Das Bundesumweltministerium unter Barbara Hendricks (SPD) möchte deshalb prüfen lassen, ob der „Markthochlauf der Elektromobilität“ durch Änderungen im Wohneigentums- und im Mietrecht gefördert werden könnte. Pressesprecher Andreas Kübler: „Das Bundesumweltministerin setzt sich dafür ein, dass klar geregelt wird, unter welchen Voraussetzungen Mieter und Wohnungseigentümer einen Anspruch auf die Installation einer Lademöglichkeit haben.“

Es geht es um das Wie, nicht um das Ob

Federführend innerhalb der Bundesregierung sei für diese Themen das Bundesjustizministerium. „In einem Schreiben an Bundesjustizminister Heiko Maas hat sich Ministerin Hendricks für entsprechende Regelungen zur Förderung der Elektromobilität eingesetzt“, teilte Sprecher Kübler mit. Das Bundesjustizministerium steht diesem Thema aufgeschlossen gegenüber.

Entwicklung der Zahl der zugelassenen Elektro-Autos und Hybridfahrzeuge in Deutschland.
Entwicklung der Zahl der zugelassenen Elektro-Autos und Hybridfahrzeuge in Deutschland.Grafik: dpa

Piotr Malachowski, Sprecher von Heiko Maas (SPD): „Wir werden gern etwaigen Änderungsbedarf an den bisherigen Regelungen prüfen, benötigen dafür aber weitere Expertise. Das wurde dem Bundesumweltministerium mitgeteilt. Wir warten jetzt auf Rückmeldung.“ Dabei geht es um das Wie, nicht um das Ob.

Einfach ist es nicht, eine rechtssichere Lösung zu finden. Zumal es um viel Geld geht. „Das Umweltministerium“, sagte Sprecher Kübler dem Tagesspiegel, „möchte keine Regelung, durch die der Wohnungsneubau unnötig verteuert wird.“ Man wolle die Elektromobilität fördern, aber das dürfe nicht zulasten von bezahlbarem Wohnraum gehen.

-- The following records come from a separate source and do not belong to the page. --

# sp-uhh/sgmse

Measured on AMD Instinct MI355X. Metric: utterances/sec, SGMSE+ NCSN++ PC N=30 (reverse_diffusion + ALD, 60 NFE), 16 kHz 4 s utterances, higher is better.
Workload: dtype f32 (fp16x2-split products, fp32 accumulate); 1 GPU; BASELINE configs[1]: ncsnpp (65.6M params) PC sampler N=30, batch=32 x 4 s @16 kHz per GPU, hipGraph-captured step; batch_per_gpu=32, F=256, T=512, nfe=60, sampler=pc, parallelism=utterance-sharded x1 (weights broadcast once over RCCL)

## Files before the change

sgmse_amd/csrc/kernels_conv_split.h:

```cpp
#pragma once
#include "kernels_conv.h"

#ifndef SGMSE_SPLIT_FENCE
#define SGMSE_SPLIT_FENCE 0
#endif

namespace sgmse {

struct SplitB3 {
  static constexpr int NS = 3;
  static constexpr int NP = 6;
  static constexpr int PX_V = 7;
  static constexpr bool SCALED = false;
  __device__ static constexpr int pa(int k) { return k == 0 ? 2 : (k == 2 || k == 3) ? 1 : 0; }
  __device__ static constexpr int pb(int k) { return k == 1 ? 2 : (k == 2 || k == 4) ? 1 : 0; }
  __device__ static __forceinline__ void split(float x, uint32_t (&t)[3]) {
    const uint32_t xb = __builtin_bit_cast(uint32_t, x);
    const uint32_t hi = xb & 0xffff0000u;
    const float r1 = x - __builtin_bit_cast(float, hi);
    const uint32_t mid = __builtin_bit_cast(uint32_t, r1) & 0xffff0000u;
    const float r2 = r1 - __builtin_bit_cast(float, mid);
    t[0] = hi >> 16; t[1] = mid >> 16; t[2] = __builtin_bit_cast(uint32_t, r2) >> 16;
  }
  __device__ static __forceinline__ void split2(float x0, float x1, uint32_t (&d)[3]) {
    uint32_t a[3], b[3];
    split(x0, a); split(x1, b);
#pragma unroll
    for (int s = 0; s < 3; ++s) d[s] = a[s] | (b[s] << 16);
  }
  __device__ static __forceinline__ f32x16 mfma(u32x4 a, u32x4 b, f32x16 c) { return mfma_32x32x16_bf16(a, b, c); }
};

struct SplitH2 {
  static constexpr int NS = 2;
  static constexpr int NP = 3;
  static constexpr int PX_V = 5;
  static constexpr bool SCALED = true;
  __device__ static constexpr int pa(int k) { return k == 0 ? 1 : 0; }
  __device__ static constexpr int pb(int k) { return k == 1 ? 1 : 0; }
  __device__ static __forceinline__ void split(float x, uint32_t (&t)[2]) {
    const uint32_t hi = drt_f32_to_f16(x);
    const float r = x - drt_f16_to_f32(hi);
    t[0] = hi; t[1] = drt_f32_to_f16(r);
  }
  __device__ static __forceinline__ void split2(float x0, float x1, uint32_t (&d)[2]) {
    const uint32_t hi = drt_f32x2_to_f16x2(x0, x1);
    d[0] = hi; d[1] = drt_f32x2_to_f16x2(drt_sub_f16_lo(x0, hi), drt_sub_f16_hi(x1, hi));
  }
  __device__ static __forceinline__ f32x16 mfma(u32x4 a, u32x4 b, f32x16 c) { return mfma_32x32x16_f16(a, b, c); }
};

template <int ROWS_>
struct ConvSplitGeom {
  static constexpr int KC = 16, ROWS = ROWS_, TROWS = ROWS_ + 2, TCOLS = 34;
  static constexpr int NITEM = TROWS * TCOLS * 2;
  static constexpr int NIT = (NITEM + 255) / 256;
};

struct PackSplitArgs { const float* src; uint32_t* dst; int cin, cout; size_t total; const float* co_scale; int taps; };
__global__ __launch_bounds__(256) void split_co_scale_kernel(const float* src, int n_per_co, int cout, int cout_pad, float* inv_scale, float* scale) {
  const int co = blockIdx.x * 256 + threadIdx.x;
  if (co >= cout_pad) return;
  float m = 0.f;
  if (co < cout) for (int i = 0; i < n_per_co; ++i) m = fmaxf(m, fabsf(src[(size_t)co * n_per_co + i]));
  const float sc = co < cout ? h2_weight_scale(m) : 1.f;
  scale[co] = sc; inv_scale[co] = 1.f / sc;
}
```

Wenn aber tatsächlich bis zum Jahr 2020 eine Million E-Mobile durch Deutschland rollen sollen – wie von der Bundesregierung angekündigt – dann muss es auch Lademöglichkeiten in Tiefgaragen geben. Nirgends gibt es über Nacht einen besseren Ort für das „Auftanken“ der Batterien.

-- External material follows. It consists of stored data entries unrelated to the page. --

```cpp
__global__ __launch_bounds__(64) void pv_renyi_weights_kernel(PvRenyiWeights r) {
  __shared__ float sh_a[PV_RENYI_MAX_P], sh_lp[PV_RENYI_MAX_P], sh_lq[PV_RENYI_MAX_P];
  const int b = blockIdx.x, t = threadIdx.x, zd = r.z_dim;
  const float oma = 1.0f - r.alpha;
  for (int p = 0; p < r.P; ++p) {
    const int64_t s = (int64_t)p * r.B + b;
    float lp = 0.0f, lq = 0.0f;
    for (int i = t; i < zd; i += 64) {
      const float z = r.z[s * zd + i], e = r.eps[s * zd + i], sig = r.z_scale[(int64_t)b * zd + i];
      lq += -(e * e) / 2.0f - logf(sig) - LOG_SQRT_2PI;
      lp += -(z * z) / 2.0f - LOG_SQRT_2PI;
    }
    lp = r.beta * pv_wave_sum(lp);
    lq = r.beta * pv_wave_sum(lq);
    if (t == 0) {
      sh_lp[p] = lp;
      sh_lq[p] = lq;
      sh_a[p] = oma * (r.llkb[s] + (lp - lq));
    }
  }
  if (t != 0) return;
  float m = sh_a[0];
  for (int p = 1; p < r.P; ++p) m = fmaxf(m, sh_a[p]);
  float sum = 0.0f;
  for (int p = 0; p < r.P; ++p) sum += expf(sh_a[p] - m);
  const float inv = 1.0f / sum, lsum = logf(sum);
  float klp = 0.0f, klq = 0.0f, ent = 0.0f;
  for (int p = 0; p < r.P; ++p) {
    const int64_t s = (int64_t)p * r.B + b;
    const float d = sh_a[p] - m, w = expf(d) * inv;
    r.sw[s] = w;
    if (r.weights_out) r.weights_out[s] = w;
    klp += w * sh_lp[p];
    klq += w * sh_lq[p];
    ent -= w * (d - lsum);
  }
  r.kl_part[2 * b] = klp;
  r.kl_part[2 * b + 1] = klq;
  r.c[b] = (ent - logf((float)r.P)) / oma;
}

int pv_renyi_weights(const PvRenyiWeights& r, hipStream_t s) {
  if (r.B < 1 || r.P < 1 || r.P > PV_RENYI_MAX_P || r.z_dim < 1 || !std::isfinite(r.alpha) || r.alpha == 1.0f) return PV_EINVAL;
  if (!r.llkb || !r.z || !r.eps || !r.z_scale || !r.sw || !r.kl_part || !r.c) return PV_EINVAL;
  hipLaunchKernelGGL(pv_renyi_weights_kernel, dim3(r.B), dim3(64), 0, s, r);
// ... 4 lines not shown
```

### pyroved_amd/csrc/pv_sdec_fused.h

```cpp
#pragma once
#include "pv_common.h"

#define FD_H 128
#define FD_UNIT 16
#define FD_WAVES 8
#define FD_REC (2 * FD_H * FD_H + 14 * FD_H)
#define PV_RS_W 8
#define FB_WIMG_BYTES (4 * FD_H * FD_H * 2 + 256)

struct PvFused {
  const float* x;
  const float* grid;
  const float* tp;
  const float* hz;
  float hz_scale;
  const float *Wc, *bc;
  const float *W1, *b1;
  const float *W2, *b2;
  const float *wo, *bo;
  float* llrow;
  float* loc;
  float* rowtp;
  float* part_hz;
  float* part_rs;
// ... 24 lines not shown
  pv_layer enc0, enc1, head;
  const float* x; int64_t ldx;
  const float* eps;
  float* eact0; float* eact1;
  float* head_out;
  float* z; float* z_scale; float* z_loc_out; float* z_scale_out;
  float* tp;
  float* kl_part;
  float* hz; const float* Wz;
  int lat_in, z_dim, coord_dim, has_r, has_t, has_s;
  float tp0, tp1, sc_prior, beta;
  int img_per_wg;
#define PV_CHAIN_GENERIC_LOOP 2
  int chain;
  float* dhead; int ldh;
  float* edp0; float* edp1;
  float* llb;
  int coop;
  unsigned* coop_flags;
};
#if defined(__HIP_DEVICE_COMPILE__)
typedef const __attribute__((address_space(4))) PvEncFold* PvEncFoldArg;
__device__ __forceinline__ PvEncFoldArg pv_kernarg_fold() {
  const __attribute__((address_space(4))) char* k = (const __attribute__((address_space(4))) char*)__builtin_amdgcn_kernarg_segment_ptr();
  PvEncFoldArg p = (PvEncFoldArg)(k + ((sizeof(PvFused) + alignof(PvEncFold) - 1) / alignof(PvEncFold)) * alignof(PvEncFold));
  asm volatile("" : "+s"(p));
  return p;
}
#else
typedef const PvEncFold* PvEncFoldArg;
__device__ inline PvEncFoldArg pv_kernarg_fold() { return nullptr; }
#endif
#define PV_GUIDE_IMG_MAX_BATCH 384
struct PvFbPrep;
bool pv_guide_img_ok(const PvEncFold& e, int B);
int pv_guide_img_launch(const PvEncFold& e, const PvFbPrep* prep, float hz_mul, int B, hipStream_t s, int kl_mode = PV_KL_SAMPLED);
bool pv_sdec_fused_w8_fold_ok(const PvFused& f, int grid);
bool pv_sdec_fused_fold_ok(const PvFused& f, int grid, bool x3);

bool pv_sdec_fused_supported(const pv_ivae_plan* p);
int pv_sdec_fused_grid(int64_t units);
int pv_sdec_fused_kmax(int n_pix, int64_t units, int grid);
int pv_sdec_fused_launch(const PvFused& f, int grid, bool grads, hipStream_t s);
bool pv_sdec_fused_trunk_supported(const pv_ivae_plan* p);
bool pv_sdec_fused_mc_supported(const pv_ivae_plan* p);
int pv_sdec_fused_mc_launch(const PvFused& f, int C, int grid, bool grads, hipStream_t s, bool weighted = false);
bool pv_sdec_fused_mc_weighted_supported(const pv_ivae_plan* p);
int pv_sdec_fused_mc_reduce_out(const float* part, int grid, float* G, int64_t wo_off, int64_t bo_off, int C, hipStream_t s);
int pv_sdec_fused_bf16_prep(const PvFused& f, bool grads, bool x3, hipStream_t s);
struct PvFbPrep;
PvFbPrep pv_sdec_fused_bf16_prep_args(const PvFused& f, bool grads, bool x3);
bool pv_sdec_fused_w8_qswap();
int pv_sdec_fused_bf16_launch(const PvFused& f, int grid, bool grads, bool x3, hipStream_t s, const PvEncFold* fold = nullptr,
                              const PvEncFold* chain = nullptr);
int pv_sdec_fused_w8_launch(const PvFused& f, int grid, bool grads, hipStream_t s, const PvEncFold* fold = nullptr);
int pv_sdec_fused_w8x3_launch(const PvFused& f, int grid, bool grads, hipStream_t s, int waves);
int64_t pv_sdec_fused_w8x3_park_bytes(int grid);
int pv_sdec_fused_w8h_launch(const PvFused& f, int grid, bool ds, hipStream_t s);
int64_t pv_sdec_fused_bf16_park_bytes(bool x3, int64_t units, int grid, int sel);
int pv_sdec_fused_bf16_waves(bool x3, int64_t units, int sel);
int pv_sdec_fused_bf16_record_fmt(bool x3, int64_t units, int sel);
bool pv_sdec_fused_sel_valid(int fused, int sel);
struct PvFusedOffsets { int64_t W1, b1, W2, b2, Wc, wo, bo; };
int pv_sdec_fused_reduce(const float* part, int grid, float* G, const PvFusedOffsets& o, int cd, int dwo_slots,
                         hipStream_t s);

#define PV_FUSED_REDUCE_BLOCKS (((2 * FD_H * FD_H + 5 * FD_H + 1 + 3) / 4 + 63) / 64)
#define PV_REC_ROWMAJOR 0
#define PV_REC_LANE_F32 1
#define PV_REC_LANE_BF16 2
#define PV_FUSED_REDUCE_VEC_BLOCKS (((5 * FD_H + 1 + 3) / 4 + 63) / 64)
#define PV_FUSED_REDUCE_MAT_BLOCKS_F32 ((2 * FD_H * FD_H / 4) / 64)
#define PV_FUSED_REDUCE_MAT_BLOCKS_BF16 ((2 * (FD_H / 2) * FD_H / 4) / 64)
__host__ __device__ inline int pv_fused_reduce_mat_blocks(int fmt) {
  return fmt == PV_REC_LANE_BF16 ? PV_FUSED_REDUCE_MAT_BLOCKS_BF16 : PV_FUSED_REDUCE_MAT_BLOCKS_F32;
}
__host__ __device__ inline int pv_fused_reduce_blocks(int fmt) {
  return fmt == PV_REC_ROWMAJOR ? PV_FUSED_REDUCE_BLOCKS : pv_fused_reduce_mat_blocks(fmt) + PV_FUSED_REDUCE_VEC_BLOCKS;
}
#ifndef PV_RED_UNROLL
#define PV_RED_UNROLL 8
#endif
struct PvRecAdam { PvAdamFuse a; int on; };
__device__ __forceinline__ void pv_rec_out(float* __restrict__ Gr, int idx, float v, const PvRecAdam& ad) {
  if (ad.on) pv_adam_update(ad.a.p, ad.a.g, ad.a.m, ad.a.v, (Gr - ad.a.g) + idx, v, ad.a.b1, ad.a.b2, ad.a.eps, ad.a.step_size, ad.a.bc2_sqrt);
  else Gr[idx] = v;
}
template <int FMT>
__device__ __forceinline__ void pv_sdec_fused_reduce_block_lane(const float* __restrict__ part, int G_, float* __restrict__ Gr,
                                                                const PvFusedOffsets& o, int block, f32x4 (*sm)[64],
                                                                const PvRecAdam& ad = PvRecAdam{}) {
  const int c = threadIdx.x & 63, sl = threadIdx.x >> 6;
  const int per = (G_ + 3) / 4;
  const int w0 = sl * per, w1 = min(G_, w0 + per);
  const float* pbase = part + 4 * (block * 64 + c);
  f32x4 a = {0.0f, 0.0f, 0.0f, 0.0f}, b = {0.0f, 0.0f, 0.0f, 0.0f};
  if (FMT == PV_REC_LANE_BF16) {
    typedef unsigned int u32x4_ __attribute__((ext_vector_type(4)));
#pragma unroll PV_RED_UNROLL
    for (int w = w0; w < w1; ++w) {
      const u32x4_ v = *reinterpret_cast<const u32x4_*>(pbase + (int64_t)w * FD_REC);
      a[0] += __uint_as_float(v[0] << 16); a[1] += __uint_as_float(v[0] & 0xffff0000u);
      a[2] += __uint_as_float(v[1] << 16); a[3] += __uint_as_float(v[1] & 0xffff0000u);
      b[0] += __uint_as_float(v[2] << 16); b[1] += __uint_as_float(v[2] & 0xffff0000u);
      b[2] += __uint_as_float(v[3] << 16); b[3] += __uint_as_float(v[3] & 0xffff0000u);
    }
  } else {
#pragma unroll PV_RED_UNROLL
    for (int w = w0; w < w1; ++w) a += *reinterpret_cast<const f32x4*>(pbase + (int64_t)w * FD_REC);
  }
  sm[sl][c] = a;
  __syncthreads();
  const f32x4 ta = (sm[0][c] + sm[1][c]) + (sm[2][c] + sm[3][c]);
  f32x4 tb = b;
  if (FMT == PV_REC_LANE_BF16) {
    __syncthreads();
    sm[sl][c] = b;
    __syncthreads();
    tb = (sm[0][c] + sm[1][c]) + (sm[2][c] + sm[3][c]);
  }
  if (sl != 0) return;
  const int r = c & 15, q = c >> 4;
  if (FMT == PV_REC_LANE_BF16) {
    const int oo = block & 3, s_ = (block >> 2) & 1, wave = block >> 3, jp = wave >> 1, kh = wave & 1;
    const int row0 = 32 * jp + 16 * (s_ ^ kh) + 4 * q, col = 64 * kh + 16 * oo + r;
#pragma unroll
    for (int i = 0; i < 4; ++i) {
      pv_rec_out(Gr, o.W1 + (row0 + i) * FD_H + col, ta[i], ad);
      pv_rec_out(Gr, o.W2 + (row0 + i) * FD_H + col, tb[i], ad);
    }
  } else {
    const int kb = block & 7, s_ = (block >> 3) & 1, wave = (block >> 4) & 3, m = block >> 6;
    const int row0 = 16 * (2 * wave + s_) + 4 * q, col = 16 * kb + r;
    const int dst = m == 0 ? o.W1 : o.W2;
#pragma unroll
    for (int i = 0; i < 4; ++i) pv_rec_out(Gr, dst + (row0 + i) * FD_H + col, ta[i], ad);
  }
}
__device__ __forceinline__ void pv_sdec_fused_reduce_block(const float* __restrict__ part, int G_,
                                                           float* __restrict__ Gr, const PvFusedOffsets& o, int cd,
                                                           int dwo_slots, int block, f32x4 (*sm)[64], int fmt = PV_REC_ROWMAJOR,
                                                           const PvRecAdam& ad = PvRecAdam{}) {
  const int HH = FD_H * FD_H;
  const int total = 2 * HH + 5 * FD_H + 1;
  const int c = threadIdx.x & 63, sl = threadIdx.x >> 6;
  if (fmt != PV_REC_ROWMAJOR && block < pv_fused_reduce_mat_blocks(fmt)) {
    if (fmt == PV_REC_LANE_BF16) pv_sdec_fused_reduce_block_lane<PV_REC_LANE_BF16>(part, G_, Gr, o, block, sm, ad);
    else pv_sdec_fused_reduce_block_lane<PV_REC_LANE_F32>(part, G_, Gr, o, block, sm, ad);
    return;
  }
  const int e = fmt != PV_REC_ROWMAJOR ? 2 * HH + ((block - pv_fused_reduce_mat_blocks(fmt)) * 64 + c) * 4 : (block * 64 + c) * 4;
  const int per = (G_ + 3) / 4;
  const int w0 = sl * per, w1 = min(G_, w0 + per);
  f32x4 v = {0.0f, 0.0f, 0.0f, 0.0f};
  if (e < total) {
    const bool slots = dwo_slots && e >= 2 * HH + 4 * FD_H && e < 2 * HH + 5 * FD_H;
    if (slots) {
      for (int w = w0; w < w1; ++w) {
        const float* p8 = part + (int64_t)w * FD_REC + 2 * HH + 6 * FD_H + (e - (2 * HH + 4 * FD_H));
        f32x4 a = {0.0f, 0.0f, 0.0f, 0.0f};
        for (int k = 0; k < FD_WAVES; ++k) a += *reinterpret_cast<const f32x4*>(p8 + k * FD_H);
        v += a;
      }
    } else {
      const float* p = part + e;
#pragma unroll PV_RED_UNROLL
      for (int w = w0; w < w1; ++w) v += *reinterpret_cast<const f32x4*>(p + (int64_t)w * FD_REC);
    }
  }
  sm[sl][c] = v;
  __syncthreads();
  if (sl != 0 || e >= total) return;
  v = (sm[0][c] + sm[1][c]) + (sm[2][c] + sm[3][c]);
#pragma unroll
  for (int i = 0; i < 4; ++i) {
    const int ei = e + i;
    if (ei >= total) break;
    if (ei < HH) pv_rec_out(Gr, o.W1 + ei, v[i], ad);
    else if (ei < 2 * HH) pv_rec_out(Gr, o.W2 + (ei - HH), v[i], ad);
    else {
      const int k = ei - 2 * HH, seg = k / FD_H, j = k % FD_H;
      if (seg == 0) pv_rec_out(Gr, o.b1 + j, v[i], ad);
      else if (seg == 1) pv_rec_out(Gr, o.b2 + j, v[i], ad);
      else if (seg == 2) pv_rec_out(Gr, o.Wc + j * cd, v[i], ad);
      else if (seg == 3) { if (cd == 2) pv_rec_out(Gr, o.Wc + j * 2 + 1, v[i], ad); }
      else if (seg == 4) pv_rec_out(Gr, o.wo + j, v[i], ad);
      else pv_rec_out(Gr, o.bo, v[i], ad);
    }
  }
}
```

### pyroved_amd/csrc/pv_sdec_fused.hip

```cpp
#include "pv_sdec_fused_f32.h"
#include <stdlib.h>

template <bool GRADS>
__global__ __launch_bounds__(FD_THREADS, 2) void pv_sdec_fused_kernel(PvFused f) {
  extern __shared__ __attribute__((aligned(16))) float sm[];
  const int tid = threadIdx.x, wave = tid >> 6, lane = tid & 63, r = lane & 15, q = lane >> 4;
  const int g = blockIdx.x, G = gridDim.x;

  for (int idx = tid; idx < FD_H * (FD_H / 4); idx += FD_THREADS) {
    const int row = idx >> 5, c4 = idx & 31;
    *reinterpret_cast<f32x4*>(sm + OFF_W1 + row * LDW + 4 * c4) = reinterpret_cast<const f32x4*>(f.W1)[idx];
    *reinterpret_cast<f32x4*>(sm + OFF_W2 + row * LDW + 4 * c4) = reinterpret_cast<const f32x4*>(f.W2)[idx];
  }
  for (int j = tid; j < FD_H; j += FD_THREADS) {
    sm[OFF_WC0 + j] = f.Wc[j * f.cd];
    sm[OFF_WC1 + j] = f.cd == 2 ? f.Wc[j * 2 + 1] : 0.0f;
    sm[OFF_BC + j] = f.bc[j];
    sm[OFF_WO + j] = f.wo[j];
    sm[OFF_B1 + j] = f.b1[j];
    sm[OFF_B2 + j] = f.b2[j];
  }
  for (int j = tid; j < FD_WAVES * FD_H; j += FD_THREADS) sm[OFF_DWO + j] = 0.0f;
  __syncthreads();
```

Juristische Grauzone bereitet Kopfzerbrechen

Problematisch bei der Bereitstellung von Ladestationen in Mehrfamilienhäusern ist die Verteilung der Kosten. So muss geregelt sein, wer für die Installation der Technik mit besonderen Schutzvorkehrungen aufkommt, wer Zugang zum Anschluss hat und wie der für die Autobatterie gezapfte Strom abgerechnet wird.

Es ist nachvollziehbar, dass ein Miteigentümer in einer Gemeinschaftswohnanlage nicht die Einrichtung einer Ladestation mitfinanzieren will, wenn er selbst gar nicht Auto fährt – geschweige denn bereit ist, den Stromverbrauch über den Posten „Gemeinschaftsstrom“ mitzufinanzieren. Andererseits stellt sich die Frage, ob ein Elektromobilist nicht sogar einen Anspruch auf die Bereitstellung eines Ladepunktes haben könnte.

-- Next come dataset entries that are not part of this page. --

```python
# ... 595 lines not shown
    def _tower_call(self, entry, x, maps, use_sm, want_prob, peaks, decode, torso, losses=False):
        B, H, W, _ = x.shape
        hh, ww, K = _hm_size(H), _hm_size(W), self.n_joints
        r, scratch = {}, {}
        for key in ('pd', 'sm') if use_sm else ('pd',):
            r[key + '_coords'] = self._new(B, 2, K, dtype=torch.int32)
            if want_prob or peaks:
                (r if want_prob else scratch)[key + '_prob'] = self._new(B, hh, ww, K)
        if losses:
            r['losses'] = self._new(2)
        what = entry + ('_u8' if x.dtype == torch.uint8 else '')
        _lib.check(getattr(self._lib, what)(self._h, self._p(x), self._p(maps), B, H, W, int(bool(use_sm)),
                                            self._p(r.get('pd_prob', scratch.get('pd_prob'))), self._p(r.get('sm_prob', scratch.get('sm_prob'))),
                                            self._p(r['pd_coords']), self._p(r.get('sm_coords')), *([self._p(r['losses'])] if losses else [])), what)
        return self._add_peaks_pose(r, scratch, peaks, decode, torso)

    def _forward_flip(self, x, torso, use_sm, want_prob, peaks, decode):
        r2 = self.forward(self.mirror_pairs(x), self.mirror_pairs(torso) if use_sm else None, use_sm=use_sm, want_prob=True)
        r, scratch = {}, {}
        for key in (('pd', 'sm') if use_sm else ('pd',)):
            self._on_stream(r2[key + '_prob'])
            prob = self.mirror_merge(r2[key + '_prob'])
            r[key + '_coords'] = self.argmax_coords(prob)
            (r if want_prob else scratch)[key + '_prob'] = prob
        return self._add_peaks_pose(r, scratch, peaks, decode, torso)

    def eval_forward(self, x, y, use_sm=True, want_prob=True, peaks=0, decode=False):
        self._chk_decode(decode, use_sm, peaks)
        self._chk_img(x, 'x')
        self._chk(y, 4, 'y')
# ... 426 lines not shown
```

Before: 7902 images/sec.

## Fuse part-detector softmax/argmax and SM softmax-argmax into spatial-model FFT kernels

Folds the part-detector softmax+argmax into the first spatial-model FFT kernel, which now reads the logits directly, writes the probabilities and coordinates, and builds the spectrum in LDS. The spatial-model softmax-argmax is also fused into the inverse/finish kernel, so the SM logits need not be written when only coordinates are requested. This removes two separate softmax_argmax launches and a logits round trip through global memory. In exchange it adds per-block reductions and an exact-equality argmax trick (e>0.99999 && e/s==1/s) that could change tie-breaking. A forward_from_logits entry point is added as well.

```diff
diff --git a/include/jcm.h b/include/jcm.h
--- a/include/jcm.h
+++ b/include/jcm.h
@@ -92,6 +92,9 @@
 
 int jcm_eval_forward(jcm_handle h, const float* x, const float* y, int B, int H, int W, int use_sm,
                      float* pd_prob, float* sm_prob, int32_t* pd_coords, int32_t* sm_coords, float* losses);
+
+int jcm_forward_from_logits(jcm_handle h, const float* logits, const float* torso, int B, int HH, int WW, int use_sm,
+                            float* pd_prob, float* sm_prob, int32_t* pd_coords, int32_t* sm_coords);
 
 int jcm_pd_forward_u8(jcm_handle h, const uint8_t* x, int B, int H, int W, float* logits_out);
 int jcm_forward_u8(jcm_handle h, const uint8_t* x, const float* torso, int B, int H, int W, int use_sm,
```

Diese juristische Grauzone bereitet vielen Anhängern der Elektroautos Kopfzerbrechen. So auch Frank Pawlitschek. Er ist Geschäftsführer der ubitricity Gesellschaft für verteilte Energiesysteme mit Sitz am Euref-Campus, dem alternativen Forschungs- und Entwicklungsstandort am ehemaligen Gasbehälter in Schöneberg.

Pawlitschek weiß „von sich häufig als problematisch herausstellenden Zustimmungsbeschlüssen der Eigentümerversammlung“. Er hofft darauf, dass „bis Jahresende“ im Wohnungseigentumsgesetz (WEG) Rechte und Pflichten eindeutig geregelt werden. Nach seiner Erfahrung würden sich derzeit viele Verwalter und Vermieter mit Blick auf die Kosten gegen die Installation von Ladepunkten in Mehrfamilienhäusern sträuben.